Meshes come in many forms and are one of the most important concepts for analyzing 3D models. Here’s how they work.
To discretize partial differential equations (PDEs) for engineering simulation, engineers divide a 3D model into many smaller finite elements or cells, constituting a mesh. Meshing is a critical step in pre-processing because it directly impacts simulation results. Poor meshing can lead to inaccuracies, which can then lead to costly errors down the road. Generally, the finer the mesh, the more elements (and more equations) there are, which can yield better results.
Now, not all features on a 3D model need to be meshed. For example, nonstructural or decorative features can be ignored if they are outside the scope of the simulation study. Ignoring or defeaturing the 3D model can save computational time and costs. Also, different parts of a design can be meshed differently with several types of geometries and refining methods based on the study’s scope and the part’s role in the overall design.

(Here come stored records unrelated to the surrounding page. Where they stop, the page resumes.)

@@ -644,7 +680,8 @@
                                sf_direct=sf_bytes if direct else None, num_max_tokens=num_max_tokens_per_rank,
                                error_flag=sym.error_flag if use_xgmi else None,
                                inv=inv if do_expand else None, block_offsets=block_offsets if do_expand else None,
-                               expert_end=psum_expert if do_expand else None, row_map=row_map, stream=stream)
+                               expert_end=psum_expert if do_expand else None, row_map=row_map, stream=stream,
+                               **(dict(w_direct=w) if route_local else {}))
             if deferred:
                 host = host_notify.wait()
                 send_counts_l = recv_counts_l = [host[0]]
@@ -668,7 +705,10 @@
             if out_idx is not None and topk_idx.dtype != torch.int64:
                 out_idx = out_idx.to(topk_idx.dtype)
             num_recv = N
-            cloned_idx = topk_idx.clone() if do_handle_copy and cached is None else topk_idx
+            if route_local and cached is None and own_idx is not None:
+                cloned_idx = own_idx
+            else:
+                cloned_idx = topk_idx.clone() if do_handle_copy and cached is None else topk_idx
         event = None if sync_mode else self._epilogue([x, sf, topk_idx, topk_weights, out_x, out_sf, out_idx, out_w,
                                                        meta], compute_stream, allocate_on_comm_stream,
                                                       async_with_compute_stream)
@@ -688,6 +728,7 @@
             handle._row_map = row_map
             handle._bypass = own_first
             handle._sync_free = sync_free
+            handle._local_tables = local_tables
         out_x = (out_x, out_sf) if out_sf is not None else out_x
         return out_x, out_idx, out_w, handle, EventOverlap(event)
 
@@ -733,11 +774,15 @@
             n_recv = handle.num_recv_tokens if handle._recv_counts is None else sum(handle._recv_counts)
             plan = CombinePlan(num_ranks=1, num_tokens=T, num_topk=K, expanded=handle.do_expand)
             width = K if handle.do_expand else 1
-            plan.local_table = torch.empty((T, width), dtype=torch.int32, device=meta.device)
-            if not handle.do_expand:
-                plan.local_wtable = torch.empty((T, K), dtype=torch.int32, device=meta.device)
-            self.kernels.build_local_plan(meta, n_recv, K, handle.num_max_tokens_per_rank, handle.do_expand,
-                                          plan.local_table, T, handle.topk_idx, plan.local_wtable, stream=stream)
+            tables = getattr(handle, '_local_tables', None)
+            if tables is not None:
+                plan.local_table, plan.local_wtable = tables
+            else:
+                plan.local_table = torch.empty((T, width), dtype=torch.int32, device=meta.device)
+                if not handle.do_expand:
+                    plan.local_wtable = torch.empty((T, K), dtype=torch.int32, device=meta.device)
+                self.kernels.build_local_plan(meta, n_recv, K, handle.num_max_tokens_per_rank, handle.do_expand,
+                                              plan.local_table, T, handle.topk_idx, plan.local_wtable, stream=stream)
         else:
             _assert(handle._counts is not None, 'the EP > 1 combine needs a handle made by this build\'s dispatch')
             plan = build_ep_plan(self.kernels, handle, num_ranks=R, rank=self.rank_idx, single=single_reduction,
diff --git a/deepep_amd/csrc/dispatch.hip b/deepep_amd/csrc/dispatch.hip
--- a/deepep_amd/csrc/dispatch.hip
+++ b/deepep_amd/csrc/dispatch.hip
@@ -364,12 +364,11 @@
             block_counts[static_cast<int64_t>(blockIdx.x) * epr + e] = s_hist[e];
 }
 
-__global__ void __launch_bounds__(1024)
-scan_kernel(int32_t* __restrict__ block_counts, int nblocks, int epr, int align, int expanded,
-            int32_t* __restrict__ expert_counts, int32_t* __restrict__ psum_expert) {
+__device__ __forceinline__ void
+scan_blocks(int32_t* __restrict__ block_counts, int nblocks, int epr, int align, int expanded,
+            int32_t* __restrict__ expert_counts, int32_t* __restrict__ psum_expert, int32_t* __restrict__ record,
+            int32_t* s_part, int32_t* s_aligned) {
     constexpr int kBatch = 16;
-    __shared__ int32_t s_part[1024];
-    __shared__ int32_t s_aligned[1024];
     const int tid = threadIdx.x;
     const int G = 1024 / epr;
     const int e = tid % epr, g = tid / epr;
@@ -403,6 +402,7 @@
     if (tid < epr) {
         const int start = s_aligned[tid] - aligned;
         expert_counts[tid] = total;
+        if (record != nullptr) record[tid] = total;
         psum_expert[tid] = expanded ? start + total : start + aligned;
         s_aligned[tid] = start;
     }
@@ -421,6 +421,14 @@
             run += c[j];
         }
     }
+}
+
+__global__ void __launch_bounds__(1024)
+scan_kernel(int32_t* __restrict__ block_counts, int nblocks, int epr, int align, int expanded,
+            int32_t* __restrict__ expert_counts, int32_t* __restrict__ psum_expert) {
+    __shared__ int32_t s_part[1024];
+    __shared__ int32_t s_aligned[1024];
+    scan_blocks(block_counts, nblocks, epr, align, expanded, expert_counts, psum_expert, nullptr, s_part, s_aligned);
 }
 
 constexpr int kSlotWaves = kBlockRows / 64;
@@ -458,11 +466,150 @@
     }
 }
 
+__device__ __forceinline__ bool local_valid(int64_t e, int E) { return e >= 0 && e < E; }
+
+__global__ void __launch_bounds__(kBlockRows)
+local_count_kernel(const int64_t* __restrict__ topk_idx, int T, int K, int E, int32_t* __restrict__ block_counts,
+                   int32_t* __restrict__ block_tokens, int64_t* __restrict__ idx_copy) {
+    extern __shared__ int32_t s_hist[];
+    __shared__ int32_t s_tok[kSlotWaves];
+    const int tid = threadIdx.x;
+    for (int e = tid; e < E; e += kBlockRows) s_hist[e] = 0;
+    __syncthreads();
+    const int t = blockIdx.x * kBlockRows + tid;
+    bool valid = false;
+    if (t < T)
+        for (int k = 0; k < K; ++k) {
+            const int64_t e = topk_idx[static_cast<int64_t>(t) * K + k];
+            if (local_valid(e, E)) {
+                valid = true;
+                atomicAdd(&s_hist[static_cast<int>(e)], 1);
+            }
+        }
+    const int c = __popcll(__ballot(valid));
+    if ((tid & 63) == 0) s_tok[tid >> 6] = c;
+    if (idx_copy != nullptr) {
+        const int64_t base = static_cast<int64_t>(blockIdx.x) * kBlockRows * K, n = static_cast<int64_t>(T) * K;
+        for (int j = tid; j < kBlockRows * K; j += kBlockRows)
+            if (base + j < n) idx_copy[base + j] = topk_idx[base + j];
+    }
+    __syncthreads();
+    for (int e = tid; e < E; e += kBlockRows) block_counts[static_cast<int64_t>(blockIdx.x) * E + e] = s_hist[e];
+    if (tid == 0) {
+        int n = 0;
+        for (int w = 0; w < kSlotWaves; ++w) n += s_tok[w];
+        block_tokens[blockIdx.x] = n;
+    }
+}
+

At a high level, meshing is considered either structured or unstructured. Structured meshing is uniform and comprises simple, regular shapes, while unstructured meshing is non-uniform and can contain irregular and varying geometries. FDM requires structured meshes (often called grids), while FEM and FVM can use either depending on the 3D model’s geometry and complexity. The size of mesh elements impacts run time and computational costs, so engineers spend upfront effort refining the mesh to optimize element size and shape.
Meshes can comprise 1D, 2D or 3D elements with boundaries (also called edges) and nodes. 1D elements are lines with two nodes used to model trusses, beams, rods and connections. 2D elements are usually triangles with three nodes or quadrilaterals with four nodes and can be asymmetric or isoparametric. They are used to analyze planar stress and strain for thin shells, plates or membranes. Using 2D elements to estimate thin 3D geometries, such as sheet metal, often saves time.
Tets, hexes and other mesh elements
3D elements are commonly tetrahedra (tet) with four nodes, pyramids with five nodes, triangular prisms with six nodes, hexahedra (hex) with eight nodes or other irregular polyhedrons with varying nodes. They can be asymmetric or isoparametric and include additional midside nodes. In general, hex (also called “brick”) elements can simplify a model, improve accuracy and reduce run time. However, not all geometries are best represented as bricks, so tet elements are used, which often increases the number of elements and, therefore, the number of equations to compute.
Elements can be first-order or second-order, depending on their nodes. First-order elements have nodes only at their corners, while second-order elements have additional midside nodes between their corner nodes. Second-order elements increase accuracy but require more time and computing resources.
Elements can also have “hanging nodes” that aren’t shared with surrounding elements. Meshes with hanging nodes are considered nonconformal and can occur during mesh adaptation processes. Such processes, typically called adaptive mesh refinement (AMR), add or remove elements and nodes to optimize specific areas of interest. There are three general AMR methods:
- h-refinement: Subdivides elements by adding new nodes within elements to increase mesh resolution (and the number of equations). Contrarily, h-derefinement removes nodes to broaden elements and create a coarser mesh.
- r-refinement: Moves nodes to concentrate resolution in an area of interest without adding or removing nodes or elements.
- p-refinement: Increases the order of the element, from first-order to second-order, for instance.
Meshes can be refined iteratively until they “converge” or get as close as possible to solving the PDEs with algebraic equations and reducing overall error. Simulation software platforms with built-in pre-processors contain meshing tools to help engineers optimize geometries and refine meshes. Third-party meshing software also exists for engineers to import CAD files, create and refine a mesh and export for a solver. However, refining a mesh still takes time and skill and often involves running multiple simulations of different resolutions to compare the results and decide which makes the most sense.
Here are a few things to keep in mind:
- Consider the purpose of the simulation study to determine how much effort you should spend creating and refining the mesh.
- The geometry used in the simulation model should accurately represent the real-world problem.
The mesh directly influences simulation results. Higher-quality meshes yield better results but can consume more pre-processing and solving resources.